• [DATA IN THIS EXERCISE]:
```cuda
template <int N, bool MODE_B, int PF = 0>
__global__ void __launch_bounds__(MODE_B ? GeoB<N>::THREADS : GeoA<N>::THREADS, MinBInv<N, MODE_B>::value)
k_inv_pruned(const cd* __restrict__ in, const cd* bsrc, cd* out, const cd* __restrict__ TAB, double scale,
             const LineAddr la, long line0) {
    typedef Map<N, MODE_B> M;
    constexpr int E = Cfg<N>::E, T = N / E, LPC = M::G::LPC;
    extern __shared__ __align__(128) cd sm[];
    M mp;
    cd* ex = sm + sm_group_off(mp);
    cd* tw1 = sm + LPC * N;
    load_tw1<N>(tw1, TAB);
    const long L = line0 + (long)blockIdx.x * LPC + mp.line;
    const int t = mp.t;
    const TwState<N> tw = make_tw<N>(t, TAB, tw1);
    __syncthreads();
    const long in_base = line_in(la, L), out_base = line_out(la, L);
    cd acc[E];
    const int nr = la.nr, rstep = 4 / la.nr;
    constexpr int TH = MODE_B ? GeoB<N>::THREADS : GeoA<N>::THREADS;
    cd* stg = sm + LPC * N + EngTab<N>::TW1N + threadIdx.x;
#pragma unroll 1
    for (int rr = 0; rr < nr; ++rr) {
        const int r = rr * rstep;
        cd v[E];
        const cd* p = in + in_base;
        if (PF == 2 && rr > 0) {
            cp_async_wait<0>();
#pragma unroll
            for (int e = 0; e < E; ++e) v[e] = stg[TH * e];
        } else {
#pragma unroll
            for (int e = 0; e < E; ++e) v[e] = p[slot_off(la, (long)(rr * N + t + T * e), la.in_es)];
        }
        if (PF == 2) {
            if (rr + 1 < nr) {
#pragma unroll
                for (int e = 0; e < E; ++e) cp_async16(&stg[TH * e], &p[slot_off(la, (long)((rr + 1) * N + t + T * e), la.in_es)]);
                cp_async_commit();
            } else if (bsrc != nullptr) {
#pragma unroll
                for (int a = 0; a < E; ++a) cp_async16(&stg[TH * a], &bsrc[out_base + (long)(a * T + t) * la.out_es]);
                cp_async_commit();
            }
        } else if (!PF) {
        } else if (rr + 1 < nr) {
// ... 12 lines not shown
    }
#pragma unroll
    for (int a = 0; a < E; ++a) {
        long off = out_base + (long)(a * T + t) * la.out_es;
        cd res = cscale(acc[a], scale);
        if (bsrc != nullptr) {
            if (PF == 2 && a == 0) cp_async_wait<0>();
            const cd bv = (PF == 2) ? stg[TH * a] : bsrc[off];
            res = make_double2(__fma_rn(acc[a].x, scale, bv.x), __fma_rn(acc[a].y, scale, bv.y));
        }
        out[off] = res;
    }
}

}

namespace lsk {

template <class K> inline cudaError_t smem_optin(K kernel, int smem, unsigned long long& done) {
    int dev = 0;
    cudaError_t e = cudaGetDevice(&dev);
    if (e != cudaSuccess) return e;
    const unsigned long long bit = 1ull << (dev & 63);
    if (done & bit) return cudaSuccess;
    e = cudaFuncSetAttribute(kernel, cudaFuncAttributeMaxDynamicSharedMemorySize, smem);
    if (e == cudaSuccess) done |= bit;
    return e;
}

template <int N, bool B>
inline cudaError_t launch_fwd(cudaStream_t s, long nlines, const cd* in, const double* nu, cd* out, const cd* TAB,
                              const LineAddr& la) {
    constexpr int smem = Smem<N, B>::fwd_bytes;
    constexpr int LPC = Smem<N, B>::LPC, TH = B ? GeoB<N>::THREADS : GeoA<N>::THREADS;
    static unsigned long long optin = 0;
    { cudaError_t e = smem_optin(k_fwd_pruned<N, B>, smem, optin); if (e != cudaSuccess) return e; }
    k_fwd_pruned<N, B><<<(unsigned)(nlines / LPC), TH, smem, s>>>(in, nu, out, TAB, la, 0);
    return cudaPeekAtLastError();
}

template <int N, bool B, bool GSM>
inline cudaError_t launch_mid(cudaStream_t s, long nlines, const cd* in, cd* out, const cd* G, const cd* TAB,
                              const LineAddr& la) {
    constexpr int smem = GSM ? Smem<N, B>::mid_bytes : Smem<N, B>::mid_bytes_direct;
    constexpr int LPC = Smem<N, B>::LPC, TH = B ? GeoB<N>::THREADS : GeoA<N>::THREADS;
    static unsigned long long optin = 0;
    constexpr int MB = (B && GeoB<N>::LB == 4) ? 2 : 1;
    { cudaError_t e = smem_optin(k_mid_fused<N, B, GSM, MB>, smem, optin); if (e != cudaSuccess) return e; }
    k_mid_fused<N, B, GSM, MB><<<(unsigned)(nlines / LPC), TH, smem, s>>>(in, out, G, TAB, la, 0);
    return cudaPeekAtLastError();
}

template <int N, int MINB, int GL>
inline cudaError_t launch_mid_swap(cudaStream_t s, long nlines, const cd* in, cd* out, const cd* G, const cd* TAB,
                                   const LineAddr& la) {
    constexpr int smem = (2 * GeoA<N>::LPC * N + EngTab<N>::TW1N) * (int)sizeof(cd);
    static unsigned long long optin = 0;
    { cudaError_t e = smem_optin(k_mid_swap<N, MINB, GL>, smem, optin); if (e != cudaSuccess) return e; }
    k_mid_swap<N, MINB, GL><<<(unsigned)(nlines / GeoA<N>::LPC), GeoA<N>::THREADS, smem, s>>>(in, out, G, TAB, la, 0);
    return cudaPeekAtLastError();
}

template <int N, bool B, int PF = 0>
inline cudaError_t launch_inv(cudaStream_t s, long nlines, const cd* in, const cd* bsrc, cd* out, const cd* TAB,
                              double scale, const LineAddr& la) {
    constexpr int smem = Smem<N, B>::fwd_bytes + (PF == 2 ? Smem<N, B>::LPC * N * (int)sizeof(cd) : 0);
    constexpr int LPC = Smem<N, B>::LPC, TH = B ? GeoB<N>::THREADS : GeoA<N>::THREADS;
    static unsigned long long optin = 0;
    { cudaError_t e = smem_optin(k_inv_pruned<N, B, PF>, smem, optin); if (e != cudaSuccess) return e; }
    k_inv_pruned<N, B, PF><<<(unsigned)(nlines / LPC), TH, smem, s>>>(in, bsrc, out, TAB, scale, la, 0);
    return cudaPeekAtLastError();
}

}
```

fast_solver_lippmann_schwinger_b200/csrc/op2d.cu:

```cuda
#include "ls_common.cuh"
#include "op2d_base.cuh"
#include "line_kernels.cuh"
#include "gv_spectrum2d.cuh"
#ifdef LS_EXPERIMENTS
#include "line_kernels_experiments.cuh"
#endif

using namespace ls;
using namespace lsk;

namespace {

struct Op2D : Op2DBase {
    int nr = 4;
    long pn = 0, pm = 0;
    double* d_nu = nullptr;
    cd* d_G = nullptr;
    cd* d_TABn = nullptr; cd* d_TABm = nullptr;
    cd* d_A = nullptr;
    cd* d_C = nullptr;
    int cw = 1;
    int apply_dev(const cd* b, cd* y, int mode) override;
};

__global__ void k_scale(cd* a, long n, double s) {
    for (long i = (long)blockIdx.x * blockDim.x + threadIdx.x; i < n; i += (long)gridDim.x * blockDim.x) {
        cd v = a[i];
        a[i] = make_double2(v.x * s, v.y * s);
    }
}

__global__ void k_permute_g2d(const cd* __restrict__ gin, cd* __restrict__ gout,
                              const int* __restrict__ fx, const int* __restrict__ fy,
                              long n, long m, long ne, long me, double scale) {
    long idx = (long)blockIdx.x * blockDim.x + threadIdx.x;
    long total = ne * me;
    if (idx >= total) return;
    long sy = idx % m;
    long ry = (idx / m) % 4;
    long sx = idx / (4 * m);
    long kx = 4L * fx[sx % n] + sx / n;
    long ky = 4L * fy[sy] + ry;
    long ix = (kx + ne / 2) % ne, iy = (ky + me / 2) % me;
    cd v = gin[ix + ne * iy];
    gout[idx] = make_double2(v.x * scale, v.y * scale);
}

__global__ void k_fill_g2d(cd* __restrict__ gout, const int* __restrict__ fx, const int* __restrict__ fy,
                           long n, long m, long ne, long me, double scale, Gv2dParams p) {
    long idx = (long)blockIdx.x * blockDim.x + threadIdx.x;
    long total = ne * me;
    if (idx >= total) return;
    long sy = idx % m;
    long ry = (idx / m) % 4;
    long sx = idx / (4 * m);
    long kx = 4L * fx[sx % n] + sx / n;
    long ky = 4L * fy[sy] + ry;
    long ix = (kx + ne / 2) % ne, iy = (ky + me / 2) % me;
    cd v = gtrunc2d_eval(p, ix, iy, ne, me);
    gout[idx] = make_double2(v.x * scale, v.y * scale);
}
__global__ void k_fill_g2d_centred(cd* __restrict__ gout, long ne, long me, Gv2dParams p) {
    long idx = (long)blockIdx.x * blockDim.x + threadIdx.x;
    if (idx >= ne * me) return;
    gout[idx] = gtrunc2d_eval(p, idx % ne, idx / ne, ne, me);
}

template <int N> int launch_fwd(Op2D* op, const cd* b, const double* nu) {
    constexpr int smem = Smem<N, false>::fwd_bytes;
    static unsigned long long optin = 0;
    LS_CUDA_TRY(smem_optin(k_fwd_pruned<N, false>, smem, optin));
    dim3 grid((unsigned)(op->m / GeoA<N>::LPC));
    LineAddr la{1L << 40, op->n, 0, 1, op->pn, 0, 1};
    la.nr = op->nr;
    op->phase_begin(0);
    k_fwd_pruned<N, false><<<grid, GeoA<N>::THREADS, smem, op->stream>>>(b, nu, op->d_A, op->d_TABn, la, 0);
    op->phase_end();
    op->launches++;
    return LS_OK;
}
template <int N, bool GSM, int MINB, int ASM = 0> int launch_mid_v(Op2D* op) {
    static int extra = -1;
    if (extra < 0) { const char* e = getenv("LS_P2_EXTRA_SMEM"); extra = e ? atoi(e) : 0; }
    const int smem = (GSM ? Smem<N, false>::mid_bytes : Smem<N, false>::mid_bytes_direct) + extra
                     + ASM * GeoA<N>::THREADS * (int)sizeof(cd);
    static unsigned long long optin = 0;
    LS_CUDA_TRY(smem_optin(k_mid_fused<N, false, GSM, MINB, ASM>, smem, optin));
    dim3 grid((unsigned)(op->pn / GeoA<N>::LPC));
    const long cw = op->cw;
    LineAddr la{cw, 1, cw, op->pn, 1, cw * op->m, cw};
    la.nr = op->nr;
    op->phase_begin(1);
    k_mid_fused<N, false, GSM, MINB, ASM><<<grid, GeoA<N>::THREADS, smem, op->stream>>>(
        op->d_A, op->d_C, op->d_G, op->d_TABm, la, 0);
    op->phase_end();
    op->launches++;
    return LS_OK;
}
#ifdef LS_EXPERIMENTS
template <int N, int ASM> int launch_mid_dual(Op2D* op) {
    const int smem = (3 * GeoA<N>::LPC * N + EngTab<N>::TW1N + ASM * GeoA<N>::THREADS) * (int)sizeof(cd);
    static unsigned long long optin = 0;
    LS_CUDA_TRY(smem_optin(k_mid_fused_dual<N, ASM>, smem, optin));
    dim3 grid((unsigned)(op->ne / GeoA<N>::LPC));
    op->phase_begin(1);
    k_mid_fused_dual<N, ASM><<<grid, GeoA<N>::THREADS, smem, op->stream>>>(
        op->d_A, op->d_C, op->d_G, op->d_TABm, LineAddr{1L << 40, 1, 0, op->ne, op->m, 0, 1}, 0);
    op->phase_end();
    op->launches++;
    return LS_OK;
}
#endif
template <int N> int launch_mid_swap_op(Op2D* op) {
    const long cw = op->cw;
    LineAddr la{cw, 1, cw, op->pn, 1, cw * op->m, cw};
    la.nr = 2;
    static int gl = -1, minb = -1;
    if (gl < 0) { const char* e = getenv("LS_P2_GLOAD"); gl = e ? atoi(e) : 0; }
    if (minb < 0) { const char* e = getenv("LS_P2_MINB"); minb = e ? atoi(e) : 0; }
    const int use_minb = minb ? minb : (N <= 256 ? 3 : 2);
    constexpr int MB = (GeoA<N>::THREADS <= 128 ? 3 : 1);
    op->phase_begin(1);
    cudaError_t e;
    constexpr int MB2 = (MB == 3 ? 2 : 1);
    if (use_minb == 2 || MB == 1) e = gl ? lsk::launch_mid_swap<N, MB2, 1>(op->stream, op->pn, op->d_A, op->d_C, op->d_G, op->d_TABm, la)
                                     : lsk::launch_mid_swap<N, MB2, 0>(op->stream, op->pn, op->d_A, op->d_C, op->d_G, op->d_TABm, la);
    else e = gl ? lsk::launch_mid_swap<N, MB, 1>(op->stream, op->pn, op->d_A, op->d_C, op->d_G, op->d_TABm, la)
                : lsk::launch_mid_swap<N, MB, 0>(op->stream, op->pn, op->d_A, op->d_C, op->d_G, op->d_TABm, la);
    op->phase_end();
    op->launches++;
    LS_CUDA_TRY(e);
    return LS_OK;
}
template <int N> int launch_mid(Op2D* op) {
    static int kernel = -1;
    if (kernel < 0) { const char* e = getenv("LS_P2_KERNEL"); kernel = e ? atoi(e) : 1; }
    if (op->nr == 2 && kernel == 1) return launch_mid_swap_op<N>(op);
#ifndef LS_EXPERIMENTS
    return launch_mid_v<N, false, 1>(op);
#else
    static int variant = -1;
    if (op->nr != 4) return launch_mid_v<N, false, 1>(op);
    if (variant < 0) { const char* e = getenv("LS_P2_VARIANT"); variant = e ? atoi(e) : 1; }
    if (variant == 0) return launch_mid_v<N, true, 1>(op);
    if constexpr (N == 2048) if (variant == 8) {
        static int ctas = -1;
        if (ctas < 0) { const char* e = getenv("LS_P2_CTAS"); ctas = e ? atoi(e) : 2 * 148; }
        op->phase_begin(1);
        cudaError_t e = launch_mid_persist<N>(op->stream, op->ne, op->d_A, op->d_C, op->d_G, op->d_TABm,
                                              LineAddr{1L << 40, 1, 0, op->ne, op->m, 0, 1}, ctas);
        op->phase_end();
        op->launches++;
        LS_CUDA_TRY(e);
        return LS_OK;
    }
    if constexpr (N == 2048) if (variant == 6 || variant == 7) {
        op->phase_begin(1);
        const LineAddr la{1L << 40, 1, 0, op->ne, op->m, 0, 1};
        cudaError_t e = (variant == 6) ? launch_mid_cluster<N, false, 3>(op->stream, op->ne, op->d_A, op->d_C, op->d_G, op->d_TABm, la)
                                       : launch_mid_cluster<N, false, 4>(op->stream, op->ne, op->d_A, op->d_C, op->d_G, op->d_TABm, la);
        op->phase_end();
        op->launches++;
        LS_CUDA_TRY(e);
        return LS_OK;
    }
    if constexpr (N == 2048) { if (variant == 5) return launch_mid_dual<N, 4>(op); }
    if (variant == 2) return launch_mid_v<N, false, 3, 4>(op);
    if (variant == 3) return launch_mid_v<N, false, 3, 2>(op);
    return launch_mid_v<N, false, 1>(op);
#endif
}
template <int N, int PF> int launch_inv_v(Op2D* op, const cd* bsrc, cd* y, double scale) {
    constexpr int smem = Smem<N, false>::fwd_bytes + (PF == 2 ? Smem<N, false>::LPC * N * (int)sizeof(cd) : 0);
    static unsigned long long optin = 0;
    LS_CUDA_TRY(smem_optin(k_inv_pruned<N, false, PF>, smem, optin));
    dim3 grid((unsigned)(op->m / GeoA<N>::LPC));
    const long cw = op->cw;
    int cshift = 0;
    while ((1L << cshift) < cw) ++cshift;
    LineAddr la{1L << 40, cw, 0, 1, op->n, 0, 1};
    la.split_shift = cshift; la.split_stride = cw * op->m;
    la.nr = op->nr;
    op->phase_begin(2);
    k_inv_pruned<N, false, PF><<<grid, GeoA<N>::THREADS, smem, op->stream>>>(op->d_C, bsrc, y, op->d_TABn, scale, la, 0);
    op->phase_end();
    op->launches++;
    return LS_OK;
}
template <int N> int launch_inv(Op2D* op, const cd* bsrc, cd* y, double scale) {
    static int stage = -1;
// ... 50 lines not shown
    }
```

• [WORK ORDER]:
Using the material above, tally the lines that hold the string "variant". Reply with the number alone.

• [RESULT FOR THIS TASK]:
9